▸ **Instructions for the task**: Every line of the material below in which "KeHashGroup" shows up is to be located and copied.

══ Data in this exercise

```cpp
template <int KSH, int QPT, bool DH, int KDW, int C, bool UNAL>
__global__ __launch_bounds__(512, 1) void ke_phash_fused_wide(const KeFusedArgs a) {
    constexpr uint32_t QB = 4u * C;
    extern __shared__ __attribute__((aligned(16))) uint8_t smem[];
    uint8_t *Lt = smem;
    uint8_t *HT = smem + a.lt_bytes;
    uint8_t *HTd = HT + 32 * a.hp;
    uint8_t *X = smem + a.x_off;
    const int tid = threadIdx.x;
    const int lane = tid & 63, wv = tid >> 6;
    const int jt = wv & 1, kh = wv >> 1;
    const int64_t img = a.bands ? blockIdx.x / a.bands : blockIdx.x;
    const int y_begin = a.bands ? (int)(blockIdx.x % a.bands) * a.band_rows : 0;
    const int QW = a.qw, LP = a.lp;
    const uint32_t row_bytes = UNAL ? (uint32_t)a.row_bytes : (uint32_t)QW * QB;
    const uint8_t *src = a.pixels + (a.offsets ? a.offsets[img] : (uint64_t)img * a.stride) + (size_t)y_begin * row_bytes;
    const int h = a.bands ? min(a.band_rows, a.h - y_begin) : a.h;
    const int quads_per_tile = kRTW * QW;
    const uint32_t image_bytes = (uint32_t)(a.h - y_begin) * row_bytes;

    ke_v4i bf[KSH][3];
#pragma unroll
    for (int s = 0; s < KSH; ++s)
#pragma unroll
        for (int p = 0; p < 3; ++p)
            bf[s][p] = reinterpret_cast<const ke_v4i *>(a.mx_frag)[((jt * 4 * KSH + kh * KSH + s) * 3 + p) * 64 + lane];
    const int ocol = 16 * jt + (lane & 15);
    const int hbias = a.h_bias[ocol];
    const int a_off = (lane & 15) * LP + (jt ? a.mx_base1 : a.mx_base0) + 64 * KSH * kh + 16 * (lane >> 4);
    uint8_t *ht_dst = HT + (size_t)ocol * a.hp + 4 * (lane >> 4);
    ke_v4i *x_slot = reinterpret_cast<ke_v4i *>(X) + jt * 192 + lane;
    constexpr int KDR = DH ? KDW : 1;
    ke_v4i bd[KDR][3];
    int dbias = 0;
    if (DH) {
#pragma unroll
        for (int d = 0; d < KDR; ++d)
#pragma unroll
            for (int p = 0; p < 3; ++p)
                bd[d][p] = reinterpret_cast<const ke_v4i *>(a.mxd_frag)[((wv * KDW + d) * 3 + p) * 64 + lane];
        dbias = a.hd_bias[(lane & 15) < 9 ? (lane & 15) : 8];
    }
    const int d_off = (lane & 15) * LP + 64 * KDW * wv + 16 * (lane >> 4);
    uint8_t *htd_dst = HTd + (size_t)(lane & 15) * a.hpd + 4 * (lane >> 4);
    ke_v4i *xd_slot = reinterpret_cast<ke_v4i *>(X) + 768 + lane;

    uint32_t raw[QPT][C];
    auto load_tile = [&](int t) {
        const uint32_t tile_off = UNAL ? (uint32_t)t * (kRTW * row_bytes) : (uint32_t)t * ((uint32_t)quads_per_tile * QB);
        const uint8_t *tile_ptr = src + tile_off;
        const uint32_t lim = UNAL ? image_bytes - QB - tile_off : min(image_bytes - QB - tile_off, (uint32_t)(quads_per_tile - 1) * QB);
#pragma unroll
        for (int q = 0; q < QPT; ++q) {
            uint32_t vo = (uint32_t)(q * 512 + tid) * QB;
            if (UNAL) {
                const uint32_t i = min((uint32_t)(q * 512 + tid), (uint32_t)(quads_per_tile - 1));
                const uint32_t row = __umulhi(i, (uint32_t)a.qw_inv);
                vo = row * row_bytes + (i - row * (uint32_t)QW) * QB;
            }
            const uint32_t off = vo < lim ? vo : lim;
            const uint32_t *p = reinterpret_cast<const uint32_t *>(tile_ptr + off);
#pragma unroll
            for (int c = 0; c < C; ++c) raw[q][c] = __builtin_nontemporal_load(p + c);
        }
    };
    auto store_luma = [&](uint8_t *dst) {
#pragma unroll
        for (int q = 0; q < QPT; ++q) {
            const int i = q * 512 + tid;
// ... 1077 lines not shown
```

### kobato-eyes_amd/csrc/ke_internal.h

```cpp
#pragma once

#include <hip/hip_runtime.h>

#include <cstdint>
#include <cstring>
#include <map>
#include <string>
#include <thread>
#include <tuple>
#include <utility>
#include <vector>

#include "../../include/keyes.h"

#define KE_API extern "C" __attribute__((visibility("default")))

struct KeAxisCoeffs {
    int in_size = 0, out_size = 0;
    int ksize = 0;
    std::vector<int32_t> bounds;
    std::vector<int32_t> kk;
    int ndw = 0;
    int span = 0;
    std::vector<int32_t> start;
    std::vector<int32_t> bias;
    std::vector<int32_t> packed;
    int32_t *d_bounds = nullptr, *d_kk = nullptr, *d_start = nullptr, *d_bias = nullptr, *d_packed = nullptr;
    std::map<int, struct KeChunkTable *> chunked;
    std::map<int, struct KeMxTable *> mx;
};

struct KeMxTable {
    int tiles = 0, ks = 0;
    std::vector<int32_t> base;
    std::vector<int32_t> frag;
    int32_t *d_frag = nullptr;
};

struct KeChunkTable {
    int cpo = 0, ndwc = 0, cspan = 0;
    std::vector<int32_t> cstart, cpacked;
    std::vector<int32_t> cxor;
    int32_t *d_cstart = nullptr, *d_cpacked = nullptr, *d_cxor = nullptr;
};


void ke_build_axis_coeffs(int in_size, int out_size, KeAxisCoeffs &out, int filter, float in0, float in1);
void ke_build_chunked(const KeAxisCoeffs &c, int cpo, KeChunkTable &out, int ndwc_multiple = 4);
void ke_build_mx(const KeAxisCoeffs &c, KeMxTable &out, int min_ks = 0, bool align64 = false);

struct KeDevBuf {
    void *ptr = nullptr;
    size_t bytes = 0;
};

enum { KE_T_HASH = 0, KE_T_SCAN = 1, KE_T_SSIM = 2, KE_T_SYNTH = 3, KE_T_JPEG = 4, KE_T_COUNT = 5 };
enum {
    KE_BUF_PIXELS = 0,
    KE_BUF_TMP,
    KE_BUF_TILE32,
    KE_BUF_TILE98,
    KE_BUF_OUT0,
    KE_BUF_OUT1,
    KE_BUF_OUT2,
    KE_BUF_META,
    KE_BUF_SCAN_IN,
    KE_BUF_SCAN_AUX,
    KE_BUF_SCAN_EDGES,
    KE_BUF_SCAN_CNT,
    KE_BUF_SCAN_HIST,
    KE_BUF_SCAN_EXP,
    KE_BUF_SSIM_IN,
    KE_BUF_SSIM_AUX,
    KE_BUF_COMM,
    KE_BUF_COMM_EDGES,
    KE_BUF_JPEG_TABLES,
    KE_BUF_COUNT
};

constexpr int KE_MAX_STAGE_SLOTS = 4;
struct KeStageSlot {
    uint8_t *h_px = nullptr, *d_px = nullptr;
    uint64_t *h_meta = nullptr, *d_meta = nullptr;
    uint64_t *h_ph = nullptr, *h_dh = nullptr, *d_ph = nullptr, *d_dh = nullptr;
    float *h_mg = nullptr, *d_mg = nullptr;
    hipEvent_t copied = nullptr, done = nullptr;
    bool in_flight = false;
    bool px_external = false;
    uint64_t *user_ph = nullptr, *user_dh = nullptr;
    float *user_mg = nullptr;
    int64_t n = 0;
};
struct KeStage {
    size_t bytes = 0;
    int64_t max_images = 0;
    int n_slots = 0, next = 0;
    hipStream_t copy_stream = nullptr;
    KeStageSlot slot[KE_MAX_STAGE_SLOTS];
};

struct ke_ctx {
    int device = 0;
    int cu_count = 0;
    hipStream_t own_stream = nullptr;
    hipStream_t stream = nullptr;
    std::string err;
    KeDevBuf buf[KE_BUF_COUNT];
    std::map<std::tuple<int, int, uint32_t, uint32_t>, KeAxisCoeffs *> coeffs;
    hipEvent_t ev0[KE_T_COUNT] = {}, ev1[KE_T_COUNT] = {};
    bool ev_valid[KE_T_COUNT] = {};
    KeStage *stage = nullptr;
    hipStream_t side[2] = {nullptr, nullptr};
    hipEvent_t side_fork = nullptr, side_join[2] = {nullptr, nullptr};
    int64_t edge_slots = 1024;
    void *h_comm = nullptr;
    size_t h_comm_bytes = 0;
    void *h_meta = nullptr;
    size_t h_meta_bytes = 0;
    bool ssim_exact = false;
    float *margin_cur = nullptr;
    bool dct_tables_ready = false;
};

int ke_fail(ke_ctx *ctx, int code, const char *fmt, ...);
#define KE_HIP(ctx, call)                                                                        \
    do {                                                                                         \
        hipError_t e_ = (call);                                                                  \
        if (e_ != hipSuccess)                                                                    \
            return ke_fail((ctx), KE_EHIP, "%s failed: %s (%s:%d)", #call, hipGetErrorString(e_), \
                           __FILE__, __LINE__);                                                  \
    } while (0)
#define KE_TRY(expr)            \
    do {                        \
        int rc_ = (expr);       \
        if (rc_ != KE_OK) return rc_; \
    } while (0)

bool ke_is_device_ptr(const void *p);
int ke_reserve(ke_ctx *ctx, int which, size_t bytes, void **out);
int ke_to_device(ke_ctx *ctx, const void *p, size_t bytes, int which, const void **dev);
const KeAxisCoeffs *ke_get_coeffs(ke_ctx *ctx, int in_size, int out_size, int filter = KE_FILTER_LANCZOS, float in0 = 0.0f,
                                  float in1 = -1.0f);
const KeChunkTable *ke_get_chunks(ke_ctx *ctx, const KeAxisCoeffs *c, int cpo, int ndwc_multiple = 4);
const KeMxTable *ke_get_mx(ke_ctx *ctx, const KeAxisCoeffs *c, int min_ks = 0, bool align64 = false);
void ke_time_begin(ke_ctx *ctx, int kind);
void ke_time_end(ke_ctx *ctx, int kind);

struct KeHashGroup {
    const uint8_t *pixels;
    const uint64_t *offsets;
    uint64_t stride;
    const int64_t *out_idx;
    int64_t n;
    int w, h, channels;
    bool misaligned = false;
};
int ke_launch_hash_group(ke_ctx *ctx, const KeHashGroup &g, uint64_t *d_phash, uint64_t *d_dhash,
                         uint8_t *d_tile32_out, uint8_t *d_tile98_out, hipStream_t fused_stream = nullptr);
int ke_launch_resize_group(ke_ctx *ctx, const KeHashGroup &g, int ow, int oh, int filter, uint8_t *d_tiles,
                           const float *box = nullptr);
int ke_launch_tile_ahash(ke_ctx *ctx, const uint8_t *d_tiles, int64_t n, int grid, int tile, uint64_t *d_bits);
int ke_launch_sad_pairs(ke_ctx *ctx, const uint8_t *d_thumbs, int64_t pixels, const int64_t *d_pa, const int64_t *d_pb,
                        int64_t n_pairs, uint64_t *d_out);
int ke_launch_band_pairs_after_size(ke_ctx *ctx, const uint64_t *d_hashes, const int64_t *d_sizes, int64_t n, int band_bits,
                                    int band_count, double ratio, int64_t bucket_pair_cap, unsigned long long *d_out);
int ke_launch_scan(ke_ctx *ctx, const uint64_t *d_hashes, const int64_t *d_ids, const int64_t *d_sizes, int64_t n,
                   int part_index, int part_count, int threshold, int band_bits, int band_count, double size_ratio,
                   int64_t bucket_pair_cap, ke_edge *d_edges, int64_t capacity, unsigned long long *d_counters,
                   unsigned long long *pairs_evaluated, bool want_bucket_pairs);
int ke_launch_ssim(ke_ctx *ctx, const uint8_t *d_images, int w, int h, int channels, const int64_t *d_pa,
                   const int64_t *d_pb, int64_t n_pairs, double *d_out);
int ke_launch_synth_rgb(ke_ctx *ctx, uint64_t seed, int64_t first, const int64_t *d_indices, int64_t n, int w, int h,
                        uint8_t *d_out);
int ke_launch_synth_hashes(ke_ctx *ctx, uint64_t seed, int64_t n, uint64_t *d_out);

template <typename Fn>
static inline int ke_parallel_ranges(int64_t n, Fn fn) {
    int want = (int)std::thread::hardware_concurrency();
    if (const char *e = std::getenv("KE_HOST_THREADS")) want = std::atoi(e);
    int nt = (int)std::min<int64_t>(std::max(want, 1), std::min<int64_t>(16, n / 256));
    if (nt <= 1) { fn((int64_t)0, n, 0); return 1; }
    std::vector<std::thread> th;
    for (int t = 0; t < nt; ++t) th.emplace_back([=]() { fn(n * t / nt, n * (t + 1) / nt, t); });
    for (auto &x : th) x.join();
    return nt;
}
```

Baseline: 8.654 million.

## Pack dHash byte planes into MFMA columns and share A-fragment loads with pHash

The dHash horizontal pass now puts the three byte planes of the 9-output filter into the columns of a single 16x16 MFMA tile (5 outputs per plane), split across the two column tiles. The planes are then recombined with DPP lane shifts instead of running three separate MFMA accumulators and exchanging K-halves through shared memory. In the non-generic path, the pHash horizontal products reuse the A operands already loaded for dHash. This removes duplicate LDS loads, the LDS exchange buffer and an extra barrier. In exchange, the path now requires specific base alignments (otherwise it returns unsupported), and each wave issues MFMAs over the full width instead of half of it.

```diff
diff --git a/kobato-eyes_amd/csrc/ke_api.hip b/kobato-eyes_amd/csrc/ke_api.hip
--- a/kobato-eyes_amd/csrc/ke_api.hip
+++ b/kobato-eyes_amd/csrc/ke_api.hip
@@ -151,6 +151,21 @@
     if (it != c->mx.end()) return it->second;
     auto *t = new KeMxTable();
     ke_build_mx(*c, *t, min_ks, align64);
+    if (upload_i32(ctx, t->frag, &t->d_frag)) {
+        delete t;
+        return nullptr;
+    }
+    c->mx[key] = t;
+    return t;
+}
+
+const KeMxTable *ke_get_mx_planes(ke_ctx *ctx, const KeAxisCoeffs *cc, int ks) {
+    auto *c = const_cast<KeAxisCoeffs *>(cc);
+    const int key = -ks;
+    auto it = c->mx.find(key);
+    if (it != c->mx.end()) return it->second;
+    auto *t = new KeMxTable();
+    ke_build_mx_planes(*c, *t, ks);
     if (upload_i32(ctx, t->frag, &t->d_frag)) {
         delete t;
         return nullptr;
diff --git a/kobato-eyes_amd/csrc/ke_coeffs.cpp b/kobato-eyes_amd/csrc/ke_coeffs.cpp
--- a/kobato-eyes_amd/csrc/ke_coeffs.cpp
+++ b/kobato-eyes_amd/csrc/ke_coeffs.cpp
@@ -150,6 +150,30 @@
             }
 }
 
+void ke_build_mx_planes(const KeAxisCoeffs &c, KeMxTable &t, int ks) {
+    t.tiles = 2;
+    t.base.assign(2, 0);
+    t.ks = ks;
+    t.frag.assign((size_t)2 * ks * 64 * 4, 0);
+    for (int j = 0; j < 2; ++j)
+        for (int s = 0; s < ks; ++s)
+            for (int l = 0; l < 64; ++l) {
+                const int n = l & 15, p = n / kMxPlaneOutputs, o = kMxPlaneOutputs * j + n % kMxPlaneOutputs;
+                if (p >= 3 || o >= c.out_size) continue;
+                const int lo = c.bounds[2 * o], cnt = c.bounds[2 * o + 1];
+                for (int e = 0; e < 16; ++e) {
+                    const int tap = 64 * s + 16 * (l >> 4) + e - lo;
+                    const int32_t k = (tap >= 0 && tap < cnt) ? c.kk[(size_t)o * c.ksize + tap] : 0;
+                    const int32_t b0 = ((k + 128) & 255) - 128;
+                    const int32_t r1 = (k - b0) >> 8;
+                    const int32_t b1 = ((r1 + 128) & 255) - 128;
+                    const int32_t b2 = (r1 - b1) >> 8;
+                    const int32_t plane[3] = {b0, b1, b2};
+                    t.frag[(((size_t)j * ks + s) * 64 + l) * 4 + e / 4] |= (int32_t)((uint32_t)(plane[p] & 255) << (8 * (e % 4)));
+                }
+            }
+}
+
 void ke_build_chunked(const KeAxisCoeffs &c, int cpo, KeChunkTable &t, int ndwc_multiple) {
     t.cpo = cpo;
     t.ndwc = (((c.ndw + cpo - 1) / cpo) + ndwc_multiple - 1) / ndwc_multiple * ndwc_multiple;
diff --git a/kobato-eyes_amd/csrc/ke_hash.hip b/kobato-eyes_amd/csrc/ke_hash.hip
--- a/kobato-eyes_amd/csrc/ke_hash.hip
+++ b/kobato-eyes_amd/csrc/ke_hash.hip
@@ -1,4 +1,5 @@
 #include <cstdlib>
+#include <type_traits>
 
 #include "ke_internal.h"
 #include "dct_table.h"
@@ -325,12 +326,11 @@
     const int QW = GEN ? a.qw : W / 4;
     const int QUADS_PER_TILE = kRTM * QW;
     const int LP = GEN ? a.lp : W + 16;
-    constexpr int KD = (W64 + 1) / 2;
+    constexpr bool SHARE = DH && !GEN;
     extern __shared__ __attribute__((aligned(16))) uint8_t smem[];
     uint8_t *Lt = smem;
     uint8_t *HT = smem + a.lt_bytes;
     uint8_t *HTd = HT + 32 * a.hp;
-    uint8_t *X = smem + a.x_off;
     const int tid = threadIdx.x;
     const int lane = tid & 63, wv = tid >> 6;
     const int64_t img = a.bands ? blockIdx.x / a.bands : blockIdx.x;
@@ -347,24 +347,22 @@
 #pragma unroll
         for (int p = 0; p < 3; ++p)
             bf[s][p] = reinterpret_cast<const ke_v4i *>(a.mx_frag)[((jt * KS + s) * 3 + p) * 64 + lane];
-    constexpr int KDR = DH ? KD : 1;
-    ke_v4i bd[KDR][3];
+    constexpr int KDR = DH ? W64 : 1;
+    ke_v4i bd[KDR];
     int dbias = 0;
+    const bool d_valid = DH && (lane & 15) < (jt ? 9 - kMxPlaneOutputs : kMxPlaneOutputs);
+    const int dcol = d_valid ? kMxPlaneOutputs * jt + (lane & 15) : 0;
     if (DH) {
 #pragma unroll
-        for (int d = 0; d < KDR; ++d)
-#pragma unroll
-            for (int p = 0; p < 3; ++p)
-                bd[d][p] = reinterpret_cast<const ke_v4i *>(a.mxd_frag)[((jt * KD + d) * 3 + p) * 64 + lane];
-        dbias = a.hd_bias[(lane & 15) < 9 ? (lane & 15) : 8];
+        for (int d = 0; d < KDR; ++d) bd[d] = reinterpret_cast<const ke_v4i *>(a.mxd_frag)[(jt * W64 + d) * 64 + lane];
+        dbias = a.hd_bias[dcol];
     }
     const int ocol = 16 * jt + (lane & 15);
     const int hbias = a.h_bias[ocol];
     const int a_off = (16 * mt + (lane & 15)) * LP + (jt ? a.mx_base1 : a.mx_base0) + 16 * (lane >> 4);
-    const int d_off = (16 * mt + (lane & 15)) * LP + 64 * KD * jt + 16 * (lane >> 4);
+    const int d_off = (16 * mt + (lane & 15)) * LP + 16 * (lane >> 4);
     uint8_t *ht_dst = HT + (size_t)ocol * a.hp + 16 * mt + 4 * (lane >> 4);
-    uint8_t *htd_dst = HTd + (size_t)(lane & 15) * a.hpd + 16 * mt + 4 * (lane >> 4);
-    ke_v4i *x_slot = reinterpret_cast<ke_v4i *>(X + mt * 1024 + lane * 16);
+    uint8_t *htd_dst = HTd + (size_t)dcol * a.hpd + 16 * mt + 4 * (lane >> 4);
 
     uint32_t raw[QPT][C];
     auto load_tile = [&](int t) {
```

════

▸ **Response to the task**:
struct KeHashGroup {
int ke_launch_hash_group(ke_ctx *ctx, const KeHashGroup &g, uint64_t *d_phash, uint64_t *d_dhash,
int ke_launch_resize_group(ke_ctx *ctx, const KeHashGroup &g, int ow, int oh, int filter, uint8_t *d_tiles,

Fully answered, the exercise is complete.